Berikut adalah dosis paracetamol (parasetamol) yang direkomendasikan untuk orang dewasa:

Dosis paracetamol untuk demam pada orang dewasa adalah:

  • Paracetamol 325-650 mg tiap 4-6 jam atau 1000 mg tiap 6-8 jam oral atau rektal.
  • Tablet Paracetamol 500 mg: 2 tablet 500 mg diminum tiap 4-6 jam.

Dosis paracetamol untuk nyeri pada orang dewasa adalah:

  • Paracetamol 325-650 mg tiap 4-6 jam atau 1000 mg tiap 6-8 jam oral atau suppository.
  • Tablet Paracetamol 500 mg: 2 tablet 500 mg diminum tiap 4-6 jam.

Bagaimana dosis paracetamol (parasetamol) untuk anak-anak?
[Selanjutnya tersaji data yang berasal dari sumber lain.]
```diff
@@ -1538,10 +1598,7 @@
       }
       if (js >= J && js < JT) aW1[r.ix] = w;
     };
-    for (int js = 0; js < JT; js += 2) {
-      const Slot r0 = load_slot(js), r1 = load_slot(js + 1);
-      row2_body(r0, js); row2_body(r1, js + 1);
-    }
+    sweep(row2_body);
     a_aff = wave_min(a_aff);
     s1 = wave_sum(s1); s2 = wave_sum(s2);
     const double mu_aff = fmax(0.0, gap + a_aff * (s1 + a_aff * s2)) / cnt;
@@ -1567,7 +1624,7 @@
     STAMP(10);
     {
       const double* vin[1] = {DX}; double* rout[1] = {aW2};
-      pass_Av<T, NB, 1, 0>(k, vin, rout, nullptr);
+      pass_Av<T, NB, 1, 0, true>(k, vin, rout, nullptr);
       for (int jb = 0; jb < k.JB; ++jb) { const int i = jb * 64 + lane; aW2[(J + jb) * 64 + lane] = i < n ? DX[i] : 0.0; }
     }
     STAMP(11);
@@ -1602,10 +1659,7 @@
         q1 += r.tu * dz + r.zu * dt; q2 += dt * dz;
       }
     };
-    for (int js = 0; js < JT; js += 2) {
-      const Slot r0 = load_slot(js), r1 = load_slot(js + 1);
-      row3a_body(r0, js); row3a_body(r1, js + 1);
-    }
+    sweep(row3a_body);
     const double amax_w = wave_min(amax);
     double alpha = 1.0;
     if (amax_w < 1e299) {
@@ -1661,10 +1715,7 @@
       aV[r.ix] = v;
       row1_body(r.ix, r.valid, r.l, r.u, v, tl, tu, zl, zu, s_gap, m_rp);
     };
-    for (int js = 0; js < JT; js += 2) {
-      const Slot r0 = load_slot(js), r1 = load_slot(js + 1);
-      row3b_body(r0, js); row3b_body(r1, js + 1);
-    }
+    sweep(row3b_body);
     for (int h = 0; h < 2; ++h) {
       const int i = lane + 64 * h;
       if (i < n) { X[i] += alpha * DX[i]; xn = fmax(xn, fabs(X[i])); }
@@ -1705,7 +1756,7 @@
     double* ATR = R1; double* ATP = P3;
     if (!v_current) {
       const double* vin[1] = {X}; double* rout[1] = {aV};
-      pass_Av<T, NB, 1, 0>(k, vin, rout, nullptr);
+      pass_Av<T, NB, 1, 0, true>(k, vin, rout, nullptr);
       for (int jb = 0; jb < k.JB; ++jb) { const int i = jb * 64 + lane; aV[(J + jb) * 64 + lane] = i < n ? X[i] : 0.0; }
     }
     for (int js = 0; js < JT; ++js) {
@@ -1727,7 +1778,7 @@
     }
     WAVE_SYNC();
     acc_init<T>(k, acc);
-    pass_syrk<T, NB>(k, acc, P1, P2, P3, MB);
+    pass_syrk<T, NB, true>(k, acc, P1, P2, P3, MB);
     WAVE_SYNC();
     for (int i = lane; i < k.np; i += 64) { R1[i] = 0.0; R2[i] = 0.0; }
     WAVE_SYNC();
@@ -2024,7 +2075,7 @@
   extern __shared__ double lds[];
   k.Ms = nullptr; k.vec = lds;
   double* MB = lds + (size_t)V_NARR * d.np;
-  k.ring = MB + (size_t)(NB > 0 ? NB : 1) * d.np + T * 272; k.cof = k.ring + StreamCfg<T>::R * 128;
+  k.ringd = MB + (size_t)(NB > 0 ? NB : 1) * d.np; k.ring = k.ringd + T * 272; k.cof = k.ring + StreamCfg<T>::R * 128;
   for (int js = 0; js < k.JT; ++js) {
     const int ix = js * 64 + k.lane;
     rowp(k, R_D)[ix] = 1.0; rowp(k, R_W1)[ix] = 0.5; rowp(k, R_W2)[ix] = 0.25; rowp(k, R_W3)[ix] = 2.0;
@@ -2034,7 +2085,7 @@
   acc_init<T>(k, acc);
   const unsigned long long t0 = __builtin_amdgcn_s_memtime();
   for (int r = 0; r < reps; ++r) {
-    pass_syrk<T, NB>(k, acc, vecp(k, V_P1), vecp(k, V_P2), vecp(k, V_P3), MB);
+    pass_syrk<T, NB, true>(k, acc, vecp(k, V_P1), vecp(k, V_P2), vecp(k, V_P3), MB);
     __syncthreads();
   }
   const unsigned long long t1 = __builtin_amdgcn_s_memtime();
@@ -2060,7 +2111,7 @@
   k.Ms = nullptr; k.vec = lds;
   double* MB = lds + (size_t)V_NARR * d.np;
   double* YL = MB + (size_t)1 * d.np;
-  k.ring = YL + T * 272; k.cof = k.ring + StreamCfg<T>::R * 128;
+  k.ring = YL + T * 272; k.ringd = YL; k.cof = k.ring + StreamCfg<T>::R * 128;
   double* SCR = k.ring;
   v4d acc[Tri<T>::NT], rh[T];
   unsigned long long tt[4] = {0, 0, 0, 0};
```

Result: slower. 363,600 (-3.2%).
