+#pragma unroll
+      for (int s = 0; s < NSUB; ++s) mfma_pass(s, 0, accs[s]);
+      __builtin_amdgcn_sched_barrier(0);
+      asm volatile("s_waitcnt vmcnt(0)" ::: "memory");
+      read_a();
+      if (prefetch) issue_a(rb + slots, 0);
+#pragma unroll
+      for (int s = 0; s < NSUB; ++s) mfma_pass(s, 2, accs[s]);
+      __builtin_amdgcn_sched_barrier(0);
+      asm volatile("s_waitcnt vmcnt(0)" ::: "memory");
+    } else {
+      read_a();
+      if (prefetch) issue_a(rb + slots);
+    }
 
 #pragma unroll
     for (int s = 0; s < NSUB; ++s) {
-      f32x16_t acc[1][2];
-#pragma unroll
-      for (int j = 0; j < 2; ++j)
-#pragma unroll
-        for (int r = 0; r < 16; ++r) acc[0][j][r] = 0.f;
-#pragma unroll
-      for (int kt = 0; kt < KT; ++kt) {
-        u32x4_t bf[4][2];
-#pragma unroll
-        for (int q = 0; q < 4; ++q)
-#pragma unroll
-          for (int j = 0; j < 2; ++j)
-            bf[q][j] = *(const u32x4_t*)(sw + kt * (BN * 128) + (s * 64 + j * 32 + lr) * 128 + (((2 * q + lh) ^ swz) << 4));
-        __builtin_amdgcn_sched_barrier(0);
-#pragma unroll
-        for (int q = 0; q < 4; ++q)
-#pragma unroll
-          for (int j = 0; j < 2; ++j) acc[0][j] = T16<DT>::mfma32(af[kt * 4 + q], bf[q][j], acc[0][j]);
-      }
-      if (s == 0) {
-        __builtin_amdgcn_sched_barrier(0);
-        asm volatile("s_waitcnt vmcnt(0)" ::: "memory");
+      f32x16_t(&acc)[1][2] = accs[HK ? s : 0];
+      const int eb = HK ? 0 : s;
+      if constexpr (!HK) {
+#pragma unroll
+        for (int j = 0; j < 2; ++j)
+#pragma unroll
+          for (int r = 0; r < 16; ++r) acc[0][j][r] = 0.f;
+        mfma_pass(s, 0, acc);
+        if (s == 0) {
+          __builtin_amdgcn_sched_barrier(0);
+          asm volatile("s_waitcnt vmcnt(0)" ::: "memory");
+        }
       }
       if (FORM == C1_STATS || (FORM == C1_PLAIN && p.gn_part != nullptr)) gn_records<1, 2>(p, m0, n0 + s * 64, 0, 0, lr, lh, acc);
       if (FORM == C1_STATS) continue;
-      if (FORM == C1_GN && s + 1 < NSUB) load_epi(s + 1);
+      if (FORM == C1_GN && s > 0 && HK) load_epi(s);
+      if (FORM == C1_GN && s + 1 < NSUB && !HK) load_epi(s + 1);
 
 #pragma unroll
       for (int h = 0; h < 2; ++h) {
@@ -187,13 +223,13 @@
             float f[8];
             c1_unpack8<DT>(d, f);
 #pragma unroll
-            for (int e = 0; e < 8; ++e) f[e] = __builtin_fmaf(f[e], ga[s][e], gd[s][e]);
+            for (int e = 0; e < 8; ++e) f[e] = __builtin_fmaf(f[e], ga[eb][e], gd[eb][e]);
             if (has_r) {
               float r[8];
-              c1_unpack8<DT>(rq[s][2 * h + pp], r);
+              c1_unpack8<DT>(rq[eb][2 * h + pp], r);
               if (r_gn) {
 #pragma unroll
-                for (int e = 0; e < 8; ++e) r[e] = __builtin_fmaf(r[e], gra[s][e], grd[s][e]);
+                for (int e = 0; e < 8; ++e) r[e] = __builtin_fmaf(r[e], gra[eb][e], grd[eb][e]);
               }
 #pragma unroll
               for (int e = 0; e < 8; ++e) f[e] = __fadd_rn(f[e], r[e]);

Berikut adalah dosis paracetamol (parasetamol) yang direkomendasikan untuk anak-anak:

Dosis paracetamol untuk demam pada bayi prematur usia 28-32 minggu adalah:

  • Dosis infus: 20 mg/kg diikuti dengan 10 mg/kg/dosis tiap 12 jam
  • Oral: 10-12 mg/kg/dosis tiap 6-8 jam. Dosis oral maksimal harian: 40 mg/kg/hari
  • Rektal: 20 mg/kg/dosis tiap 12 jam. Dosis rektal maksimal harian: 40 mg/kg/hari

Dosis paracetamol untuk demam pada bayi prematur usia 32-37 minggu dan bayi baru lahir yang berumur kurang dari 10 hari adalah:

  • Dosis infus: 20 mg/kg diikuti dengan 10 mg/kg/dosis tiap 6 jam
  • Oral: 10-15 mg/kg/dosis tiap 6 jam. Dosis oral maksimal harian: 60 mg/kg/hari
  • Rektal: dosis awal: 30 mg/kg; lalu 15 mg/kg/dosis tiap 8 jam. Dosis rektal maksimal harian: 60 mg/kg/hari

Dosis paracetamol untuk demam pada bayi baru lahir yang berumur lebih dari atau sama dengan 10 hari adalah

  • Dosis infus: 20 mg/kg diikuti dengan 10 mg/kg/dosis tiap 6 jam
  • Oral: 10-15 mg/kg/dosis tiap 6 jam. Dosis oral maksimal harian: 90 mg/kg/hari
  • Rektal: dosis awal: 30 mg/kg; lalu 20 mg/kg/dosis tiap 6-8 jam. Dosis rektal maksimal harian: 90 mg/kg/hari

Dosis paracetamol untuk demam pada balita dan anak-anak adalah:

  • Infus, di bawah 2 tahun: 7.5-15 mg/kg/dosis tiap 6 jam. Dosis maksimal harian: 60 mg/kg/hari
  • Infus, 2-12 tahun: 15 mg/kg tiap 6 jam atau 12.5 mg/kg tiap 4 jam. Dosis maksimal harian: 15 mg/kg
  • Oral, 10-15 mg/kg/ dosis tiap 4-6 jam saat diperlukan; jangan melebihi 5 dosis dalam 24 jam. Total dosis maksimal harian: 75 mg/kg/hari tidak melebihi 3750 mg/hari

Alternatif lain, produsen memberikan saran dosis sebagai berikut:

  • 2.7-5.3 kg, 0-3 bulan: 40 mg
  • 5.4-8.1 kg, 4-11 bulan: 80 mg
  • 8.2-10.8 kg, 1-2 tahun: 120 mg
  • 10.9-16.3 kg, 2-3 tahun: 160 mg
  • 16.4-21.7 kg, 4-5 tahun: 240 mg
  • 21.8-27.2 kg, 6-8 tahun: 320 mg
  • 27.3-32.6 kg, 9-10 tahun: 400 mg
  • 32.7-43.2 kg, 11 tahun: 480 mg

Produsen menyarankan penggunaan berat badan untuk memilih dosis. Selain berat badan, penentuan dosis juga dapat dilakukan berdasarkan usia anak.

Dosis paracetamol untuk demam pada anak-anak berusia sama dengan atau di atas 12 tahun adalah:

  • Infus, kurang dari 50 kg: 15 mg/kg tiap 6 jam atau 12.5 mg/kg tiap 4 jam. Dosis tunggal maksimal: 750 mg/dosis. Total dosis maksimal harian: 75 mg/kg/hari (kurang dari atau sama dengan 3750 mg/hari).
  • Infus, 50 kg atau lebih: 650 mg tiap 4 jam atau 1000 mg tiap 6 jam. Dosis tunggal maksimal: 1000 mg/dosis. Total dosis maksimal harian: 4000 mg/day.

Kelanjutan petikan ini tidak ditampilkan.